Civil Revolt: Vermont stands up - "take back Vermont" movement

National Review, Oct 9, 2000 by Stanley N. Kurtz

A conservative could be forgiven these days for feeling a little discouraged by the battle over gay marriage. All summer long, gays from around the country have been heading to Vermont to get "C.U.ed" (joined in "civil union"); in September, the Netherlands became the first country to legalize same-sex marriage. Depressed? Don't be. A grassroots campaign to "take back Vermont" has swept across the Green Mountain State-a drive poised, not only to repeal or scale back Vermont's civil-unions law, but to return the only state with a Socialist representative in Congress to its conservative roots. And there is every reason to believe that what's happening now in Vermont might soon be repeated in states across the country.

A decade of leftist dominance has turned Vermont into a window onto the future of the culture wars. Once Ben and Jerry and their aging hippie friends settled on Vermont as a refuge, the state became a proving ground for utopian social experiments. Of course, the annoyingly conservative native Vermonters had to be circumvented somehow. Enter the state's supreme court-the liberal weapon of choice for disposing of irksome majorities.

In 1997, in a state with a 300-year tradition of government by town meeting, the court declared that local responsibility for schools was unconstitutional, thus forcing the legislature to pass Act 60, a statewide property-tax and school-funding system. Now all Vermont school districts are equal-equally poorly funded. The school system as a whole is beset by severe financial shortfalls and mediocre student performance.

But Act 60 set a precedent. The court could now simply discover some hitherto-unknown right within the state constitution, and presto: The legislature would be forced to create yet another leftist social experiment. Conservatives started calling the court the "Five Supreme Legislators." They lived up to that name last December when they discovered in the Vermont state constitution what amounted to a right to gay marriage. Acting on orders from the court, the legislature rushed through a bill on civil unions, in blatant disregard of overwhelming opposition by town meetings across the state.

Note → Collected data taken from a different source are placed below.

static int videos_once(Streams& es, const XgDims& de, const XgParams& p, const XgBnState* bn, const XgBatch& x, const XgRun& run,
                       Ws& enc, CapBeamRepeatArgs ra, float* const state[4], int rep) {
    XG_TRY(encode_and_init(es, de, p, bn, x, run, enc));
    const float* src[4] = {enc.H1, enc.C1, enc.H2, enc.C2};
    for (int k = 0; k < 4; ++k) ra.e[ra.n++] = CapBeamRepeatEntry{state[k], src[k], (int64_t)de.R};
    return xgk_cap_beam_repeat(es.main, ra, de.B, rep);
}

enum class RolloutForm { Plain, PairVideos, RowsPerVideo };
struct RolloutCall {
    int mode = XG_ROLLOUT_GREEDY;
    const float* uniforms = nullptr; const int64_t* forced = nullptr; float temperature = 1.0f;
    int split = 0;
    float* logits_alt = nullptr; bool used_alt = false;
    RolloutForm form = RolloutForm::Plain;
    const XgDims* d1 = nullptr; Ws* enc = nullptr;
    int rows_per_video = 0;
    bool keep = false;
    bool two_seeds = false; uint32_t seed_greedy = 0;
    const RollTruncArgs* trunc = nullptr;
};
static RolloutCall pair_call(const float* uniforms, float temperature, int n_sample, float* logits_alt = nullptr) {
    RolloutCall c;
// ... 675 lines not shown
    *de = beam_dims(*d, d->B);
    *dm = *d; dm->B = d->B * Q;
    if (run) {
        if (run->gemm_mode != 0) return XG_EINVAL;
        attach_packed(w->enc, *de, run);
        attach_packed(w->row, *dm, run);
    }
    return XG_OK;
}
bool tv_batch_ok(const XgBatch* x) {
    return x && x->feats_rgb && x->feats_opfl && x->feat_mask && x->pos_feats && x->seq && x->seq_mask;
}

}

extern "C" int xgtv_version(void) { return XGTV_VERSION; }

extern "C" size_t xgtv_workspace_bytes(const XgDims* d, int32_t Q) {
    return cc_dims_ok(d, Q) ? tv_carve(*d, Q, nullptr).bytes : 0;
}

extern "C" int xgtv_xe_loss_fwd(void* stream, const XgDims* d, int32_t Q, const XgParams* p, const XgBnState* bn, const XgBatch* x,
                                const int64_t* cap_classes, const float* class_mask, float weight_class, const XgRun* run, void* ws,
                                size_t ws_bytes, float* losses) {
    TrainVideoWs w; XgDims de, dm;
    XG_TRY(tv_open(d, Q, p, run, ws, ws_bytes, &w, &de, &dm));
    if (!run || !tv_batch_ok(x) || !losses) return XG_EINVAL;
    if (!run->train && (!bn || !bn->rgb_mean || !bn->rgb_var || !bn->opfl_mean || !bn->opfl_var)) return XG_EINVAL;
    hipStream_t st = (hipStream_t)stream;
    const int M = dm.B, T = d->T;
    Ws& r = w.row;
    Streams ss(st, run);
    int rows_done = 0;
    ZERO(st, r.sums, 2);
    const bool cls = cap_classes != nullptr;
    XG_TRY(ss.fork());
    XG_TRY(decoder_tokens_xe(ss.aux, dm, *p, *x, *run, r));
    float* const state0[4] = {r.H1, r.C1, r.H2, r.C2};
    XG_TRY(videos_once(ss, de, *p, bn, *x, *run, w.enc, CapBeamRepeatArgs{}, state0, Q));
    XG_TRY(decoder_fwd_xe(ss, dm, *p, *x, *run, r, &rows_done, true, Q, &w.enc));
    XG_TRY(heads_fwd_logits(ss, dm, *p, *run, r, T * M, rows_done, cls));
    XG_TRY(xgk_xent_fwd(st, r.LOGITS, d->V, x->seq, x->seq_mask, nullptr, M, T, d->V, 1, r.LSE, r.sums, rows_done, -1, false));
    if (cap_classes) {
        XG_TRY(xgk_xent_fwd(st, r.CL, d->C, cap_classes, x->seq_mask, class_mask, M, T, d->C, 0, r.LSEC, r.sums + 2));
    } else {
        ZERO(st, r.sums + 2, 2);
    }
    hipLaunchKernelGGL(losses_kernel, dim3(1), dim3(1), 0, st, r.sums, cap_classes ? weight_class : 0.f, losses);
    XG_CHECK_LAUNCH();
    return XG_OK;
}

extern "C" int xgtv_xe_loss_bwd(void* stream, const XgDims* d, int32_t Q, const XgParams* p, const XgParams* g, const XgBatch* x,
                                const int64_t* cap_classes, const float* class_mask, float weight_class, const float* dloss_dev,
                                const XgRun* run, void* ws, size_t ws_bytes) {
    TrainVideoWs w; XgDims de, dm;
    XG_TRY(tv_open(d, Q, p, run, ws, ws_bytes, &w, &de, &dm));
    if (!run || !g || !tv_batch_ok(x) || !dloss_dev) return XG_EINVAL;
    hipStream_t st = (hipStream_t)stream;
    const int M = dm.B, T = d->T;
    Ws& r = w.row;
    const XentBwd xent{x->seq, x->seq_mask, dloss_dev};
    const bool cls = cap_classes != nullptr && weight_class != 0.f;
    if (cls) {
        COPY(st, r.DCL, r.CL, (size_t)T * M * d->C);
        XG_TRY(xgk_xent_bwd(st, r.DCL, d->C, cap_classes, x->seq_mask, class_mask, M, T, d->C, 0, r.LSEC, r.sums + 2, dloss_dev,
                            weight_class));
    }
    Streams ss(st, run);
    XG_TRY(heads_bwd(ss, dm, *p, *g, *run, r, T * M, cls, &xent));
    XG_TRY(decoder_bwd_core(ss, dm, *p, *g, *x, *run, r, x->seq_mask, T, 1, x->seq, T, 1, Q, &w.enc));
    XG_TRY(encoder_bwd(ss, de, *p, *g, *x, *run, w.enc, w.enc.DV));
    return ss.join();
}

It was a classic case of "progressive" social engineering, but this time, things have not gone according to plan. A genuine grass-roots movement to "take back Vermont" has sprung up, dedicated not only to reversing course on civil unions, but to combating the judicial and legislative contempt for public opinion that has governed the state for the past half-dozen years. Thousands of homes throughout Vermont now display "Take Back Vermont" signs, and websites like Take It to the People, tbvt.org, and Vermont Speaks are flourishing.

Despite fierce opposition from the press, the take-back-Vermont movement appears to be winning. In last week's primary election, five of the Republican legislators who voted in support of civil unions-half of those targeted-were defeated. And Ruth Dwyer, a strong civil-unions opponent, handily won the Republican nomination for governor. But the bare results only begin to tell the story of what looks increasingly like a political earthquake.

For take-back-Vermonters, the civil-unions bill was the final insult. Many who were disgruntled by Act 60 three years ago-but didn't bother to vote-have now been propelled into action. In many towns, pre-election new-voter registration as much as quintupled. Turnout in the Republican primary was among the highest in 50 years. Marion Milne, one of the Republican supporters of civil unions, was swamped by the influx; she came in third, with only 18 percent of the vote. The magnitude of the defeat of the pro-civil-union legislators is all the more impressive in light of the campaign that was waged to convince Democrats to vote in support of the targeted Republicans in the open primary. Of course, this was only a primary; but some political analysts are optimistic about defeating supporters of civil unions in November. They are speculating about a turnover in the legislature of between 10 and 30 percent.

But even a sweeping victory for the opponents of civil unions would leave complications. There's still the problem of the Vermont supreme court's mandate. A constitutional amendment would solve things, but the amendment process in Vermont is cumbersome. The legislature could simply defy the court and repeal civil unions, but the court has threatened outright legalization of gay marriage in that case. The definition of civil unions could be broadened by eliminating the incest provisions, turning a civil union from de facto gay marriage into a special state-sponsored partnership for any roommates or family members, even those not in a sexual relationship; but that would only dilute the institution of marriage in a new way. That leaves the option of impeaching the judges. Vermont could be an interesting place to be over the next few years.

The chances are good that Dwyer, a staunch opponent of civil unions, will win the governorship. Howard Dean, Vermont's once-popular Democratic governor, got himself into a great deal of trouble when he signed the civil-unions bill behind closed doors. "Howard the Coward" signs now dot the landscape, and his approval rating has sunk from 63 percent to 41 percent. In 1998, Dwyer won 41 percent of the vote against Dean-but then she was unknown, and didn't have the civil-unions issue.